Task directions -> Every line in the material below that includes "unsigned" should be copied.

Recorded data ->
▶

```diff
+                } else {
+                    const size_t fplane = inner ? hw : rl;
+                    const size_t fidx = row0 * fplane + (size_t)(inner ? iofs : rofs);
+                    float* const fd = (inner ? p.dst0 : p.fold_ring) + fidx;
+                    const bool radd = fadd && p.fold_addend;
+                    const float* const fa = p.fold_addend + (radd ? fidx : 0);
+    #pragma unroll
+                    for (int mt = 0; mt < MT; ++mt) {
+    #pragma unroll
+                        for (int r = 0; r < 16; ++r) {
+                            const int ml = mt * 32 + (r & 3) + 8 * (r >> 2);
+                            if (mbk * MB + ml + 4 * lhi >= p.M) continue;
+                            const float o = (acc[mb][mt][nt][r] * u1) * u2 + 0.f;
+                            fd[(size_t)ml * fplane] = radd ? o + fa[(size_t)ml * fplane] : o;
+                        }
+                    }
+                }
+    #undef S16G_FOLD_VALUE
             }
         }
     }
@@ -754,6 +825,7 @@
     p.bias = q.bias; p.dst0 = q.dst0; p.dst1 = q.dst1; p.M = q.M; p.M0 = q.M0; p.N = q.N;
     p.OHf = q.OHf; p.OWf = q.OWf; p.osy = q.osy; p.osx = q.osx;
     p.border = q.border; p.act = q.act; p.slope = q.slope; p.dbg = q.dbg; p.tl = q.tl;
+    p.fold_H = q.fold_H; p.fold_W = q.fold_W; p.fold_ring = q.fold_ring; p.fold_addend = q.fold_addend;
     p.TW = pl.TW; p.RT = pl.RT; p.wshift = ilog2(pl.TW); p.tiles_x = pl.tiles_x; p.tiles_y = pl.tiles_y; p.mblks = pl.mblks;
     p.nchunks = pl.nchunks;
     p.HR = pl.HR; p.HC = pl.HC; p.HCP = pl.HCP; p.HCH = pl.HCH; p.hp16 = pl.HR * pl.HCP; p.dymin = pl.dymin; p.dxmin = pl.dxmin;
diff --git a/nemar_amd/csrc/pointwise.hip b/nemar_amd/csrc/pointwise.hip
--- a/nemar_amd/csrc/pointwise.hip
+++ b/nemar_amd/csrc/pointwise.hip
@@ -192,6 +192,118 @@
         }
         gx[idx] = s;
     }
+}
+
+__device__ __forceinline__ float pick4(int k, float c0, float c1, float c2, float c3) {
+    return k == 0 ? c0 : k == 1 ? c1 : k == 2 ? c2 : c3;
+}
+__global__ __launch_bounds__(256) void bilinear_up2_fwd_vec_kernel(const float* __restrict__ x, float* __restrict__ y, int H, int W,
+                                                                   int planes, int lq) {
+    const int Ho = 2 * H, Wo = 2 * W, Q = W >> 1;
+    const int q = (blockIdx.x << lq) + (threadIdx.x & ((1 << lq) - 1));
+    if (q >= Q) return;
+    const int rb = 256 >> lq;
+    const int base = 2 * q - 1;
+    const int cl = base < 0 ? 0 : base, cr = base + 3 > W - 1 ? W - 1 : base + 3;
+    for (int pl = blockIdx.z; pl < planes; pl += gridDim.z) {
+        const float* const xp = x + (size_t)pl * H * W;
+        float* const yp = y + (size_t)pl * Ho * Wo;
+        for (int j = blockIdx.y * rb + (threadIdx.x >> lq); j <= H; j += gridDim.y * rb) {
+            const bool va = j >= 1, vb = j < H;
+            const Tap1D ta = tap1d(va ? 2 * j - 1 : 2 * j, H, 0.5f), tb = tap1d(vb ? 2 * j : 2 * j - 1, H, 0.5f);
+            const float* const r0 = xp + tb.i0 * W;
+            const float* const r1 = xp + tb.i1 * W;
+            const float2 m0 = *reinterpret_cast<const float2*>(r0 + 2 * q), m1 = *reinterpret_cast<const float2*>(r1 + 2 * q);
+            const float a0 = r0[cl], a3 = r0[cr], b0 = r1[cl], b3 = r1[cr];
+            float oa[4], ob[4];
+#pragma unroll
+            for (int e = 0; e < 4; ++e) {
+                const Tap1D tw = tap1d(4 * q + e, W, 0.5f);
+                const int k0 = tw.i0 - base, k1 = tw.i1 - base;
+                const float c00 = pick4(k0, a0, m0.x, m0.y, a3), c01 = pick4(k1, a0, m0.x, m0.y, a3);
+                const float c10 = pick4(k0, b0, m1.x, m1.y, b3), c11 = pick4(k1, b0, m1.x, m1.y, b3);
+                oa[e] = resize_blend(c00, c01, c10, c11, tw, ta);
+                ob[e] = resize_blend(c00, c01, c10, c11, tw, tb);
+            }
+            if (va) *reinterpret_cast<float4*>(yp + (size_t)(2 * j - 1) * Wo + 4 * q) = make_float4(oa[0], oa[1], oa[2], oa[3]);
+            if (vb) *reinterpret_cast<float4*>(yp + (size_t)(2 * j) * Wo + 4 * q) = make_float4(ob[0], ob[1], ob[2], ob[3]);
+        }
+    }
+}
+
+struct Up2Row { float l, v[8], r; };
+__device__ __forceinline__ Up2Row up2_load_row(const float* __restrict__ g, int q, bool has_l, bool has_r) {
+    Up2Row t;
+    const float4 a = *reinterpret_cast<const float4*>(g + 8 * q), b = *reinterpret_cast<const float4*>(g + 8 * q + 4);
+    t.l = has_l ? g[8 * q - 1] : 0.f;
+    t.r = has_r ? g[8 * q + 8] : 0.f;
+    t.v[0] = a.x; t.v[1] = a.y; t.v[2] = a.z; t.v[3] = a.w; t.v[4] = b.x; t.v[5] = b.y; t.v[6] = b.z; t.v[7] = b.w;
+    return t;
+}
+template <int E>
+__device__ __forceinline__ float up2_row_sum(const Up2Row& t, int w, int W) {
+    float r = 0.f;
+    r += (w == 0 ? 1.f : 0.75f) * t.v[2 * E];
+    r += (w == W - 1 ? 1.f : 0.75f) * t.v[2 * E + 1];
+    if (w + 1 < W) r += 0.25f * (E == 3 ? t.r : t.v[E == 3 ? 0 : 2 * E + 2]);
+    if (w >= 1) r += 0.25f * (E == 0 ? t.l : t.v[E == 0 ? 0 : 2 * E - 1]);
+    return r;
+}
+__global__ __launch_bounds__(256) void bilinear_up2_bwd_vec_kernel(const float* __restrict__ gy, float* __restrict__ gx, int H, int W,
+                                                                   int planes, int lq) {
+    const int Wo = 2 * W, Q = W >> 2;
+    const int q = (blockIdx.x << lq) + (threadIdx.x & ((1 << lq) - 1));
+    if (q >= Q) return;
+    const int rb = 256 >> lq;
+    const bool has_l = q > 0, has_r = 8 * q + 8 < Wo;
+    const int w0 = 4 * q;
+    for (int pl = blockIdx.z; pl < planes; pl += gridDim.z) {
+        const float* const gp = gy + (size_t)pl * (2 * H) * Wo;
+        float* const xp = gx + (size_t)pl * H * W;
+        for (int h = blockIdx.y * rb + (threadIdx.x >> lq); h < H; h += gridDim.y * rb) {
+            const bool up = h >= 1, down = h + 1 < H;
+            const float* const g0 = gp + (size_t)(2 * h) * Wo;
+            const Up2Row t0 = up2_load_row(g0, q, has_l, has_r), t1 = up2_load_row(g0 + Wo, q, has_l, has_r);
+            Up2Row t2 = {}, t3 = {};
+            if (down) t2 = up2_load_row(g0 + 2 * Wo, q, has_l, has_r);
+            if (up) t3 = up2_load_row(g0 - Wo, q, has_l, has_r);
+            const float wy0 = h == 0 ? 1.f : 0.75f, wy1 = h == H - 1 ? 1.f : 0.75f;
+            float o[4];
+#define UP2_TEXEL(E_)                                                             \
+            {                                                                     \
+                float s = 0.f;                                                    \
+                s += wy0 * up2_row_sum<E_>(t0, w0 + E_, W);                       \
+                s += wy1 * up2_row_sum<E_>(t1, w0 + E_, W);                       \
+                if (down) s += 0.25f * up2_row_sum<E_>(t2, w0 + E_, W);           \
+                if (up) s += 0.25f * up2_row_sum<E_>(t3, w0 + E_, W);             \
+                o[E_] = s;                                                        \
+            }
+            UP2_TEXEL(0) UP2_TEXEL(1) UP2_TEXEL(2) UP2_TEXEL(3)
+#undef UP2_TEXEL
+            *reinterpret_cast<float4*>(xp + (size_t)h * W + w0) = make_float4(o[0], o[1], o[2], o[3]);
+        }
+    }
+}
+
+struct Up2Launch { dim3 grid; int lq; };
+Up2Launch up2_launch(int groups, int rows, int planes) {
+    Up2Launch L;
+    L.lq = 0;
+    while ((1 << L.lq) < groups && L.lq < 8) ++L.lq;
+    const int rb = 256 >> L.lq;
+    const int gx = nemar_cdiv(groups, 1 << L.lq);
+    int gy = nemar_cdiv(rows, rb);
+    if (gy > 65535) gy = 65535;
+    long long gz = 8192 / ((long long)gx * gy);
+    if (gz < 1) gz = 1;
+    if (gz > planes) gz = planes;
+    if (gz > 65535) gz = 65535;
+    gz = nemar_cdiv(planes, nemar_cdiv(planes, gz));
+    L.grid = dim3(gx, gy, (unsigned)gz);
+    return L;
+}
+bool up2_vec_ok(const void* a, const void* b, int W) {
+    return (W & 3) == 0 && (((uintptr_t)a | (uintptr_t)b) & 15) == 0;
 }
 
 __device__ __forceinline__ void philox4x32_10(unsigned c0, unsigned c1, unsigned c2, unsigned c3, unsigned k0, unsigned k1,
@@ -271,6 +383,8 @@
 
 }
 
+NEMAR_SWITCH(int, g_up2_vec, 1);
+
 NEMAR_API int nemar_act_bwd(const float* gy, const float* y, float* gx, long long n, int act, float slope, void* stream) {
     NEMAR_CLEAR_HIP_ERROR();
     NEMAR_REQUIRE(gy && y && gx && n > 0, "act_bwd: bad arguments");
@@ -388,8 +502,13 @@
     NEMAR_CLEAR_HIP_ERROR();
     NEMAR_REQUIRE(x && y && planes > 0 && H > 0 && W > 0 && Ho > 0 && Wo > 0, "bilinear_fwd: bad arguments");
     const long long total = (long long)planes * Ho * Wo;
-    hipLaunchKernelGGL(bilinear_fwd_kernel, dim3(nemar_stream_grid(total, 256)), dim3(256), 0, (hipStream_t)stream, x, y, H,
-                       W, Ho, Wo, (float)H / (float)Ho, (float)W / (float)Wo, total);
+    if (g_up2_vec && Ho == 2 * H && Wo == 2 * W && up2_vec_ok(x, y, W)) {
+        const Up2Launch L = up2_launch(W / 2, H + 1, planes);
+        hipLaunchKernelGGL(bilinear_up2_fwd_vec_kernel, L.grid, dim3(256), 0, (hipStream_t)stream, x, y, H, W, planes, L.lq);
+    } else {
+        hipLaunchKernelGGL(bilinear_fwd_kernel, dim3(nemar_stream_grid(total, 256)), dim3(256), 0, (hipStream_t)stream, x, y, H,
+                           W, Ho, Wo, (float)H / (float)Ho, (float)W / (float)Wo, total);
+    }
     NEMAR_CHECK_LAUNCH("bilinear_fwd");
     return NEMAR_OK;
 }
@@ -398,7 +517,10 @@
     NEMAR_CLEAR_HIP_ERROR();
     NEMAR_REQUIRE(gy && gx && planes > 0 && H > 0 && W > 0 && Ho > 0 && Wo > 0, "bilinear_bwd: bad arguments");
     hipStream_t st = (hipStream_t)stream;
-    if (Ho == 2 * H && Wo == 2 * W) {
+    if (g_up2_vec && Ho == 2 * H && Wo == 2 * W && up2_vec_ok(gy, gx, W)) {
+        const Up2Launch L = up2_launch(W / 4, H, planes);
+        hipLaunchKernelGGL(bilinear_up2_bwd_vec_kernel, L.grid, dim3(256), 0, st, gy, gx, H, W, planes, L.lq);
+    } else if (Ho == 2 * H && Wo == 2 * W) {
         const long long total = (long long)planes * H * W;
         hipLaunchKernelGGL(bilinear_up2_bwd_kernel, dim3(nemar_stream_grid(total, 256)), dim3(256), 0, st, gy, gx, H, W,
                            total);
```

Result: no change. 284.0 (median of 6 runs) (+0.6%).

◀

Output ->
+    L.grid = dim3(gx, gy, (unsigned)gz);
 __device__ __forceinline__ void philox4x32_10(unsigned c0, unsigned c1, unsigned c2, unsigned c3, unsigned k0, unsigned k1,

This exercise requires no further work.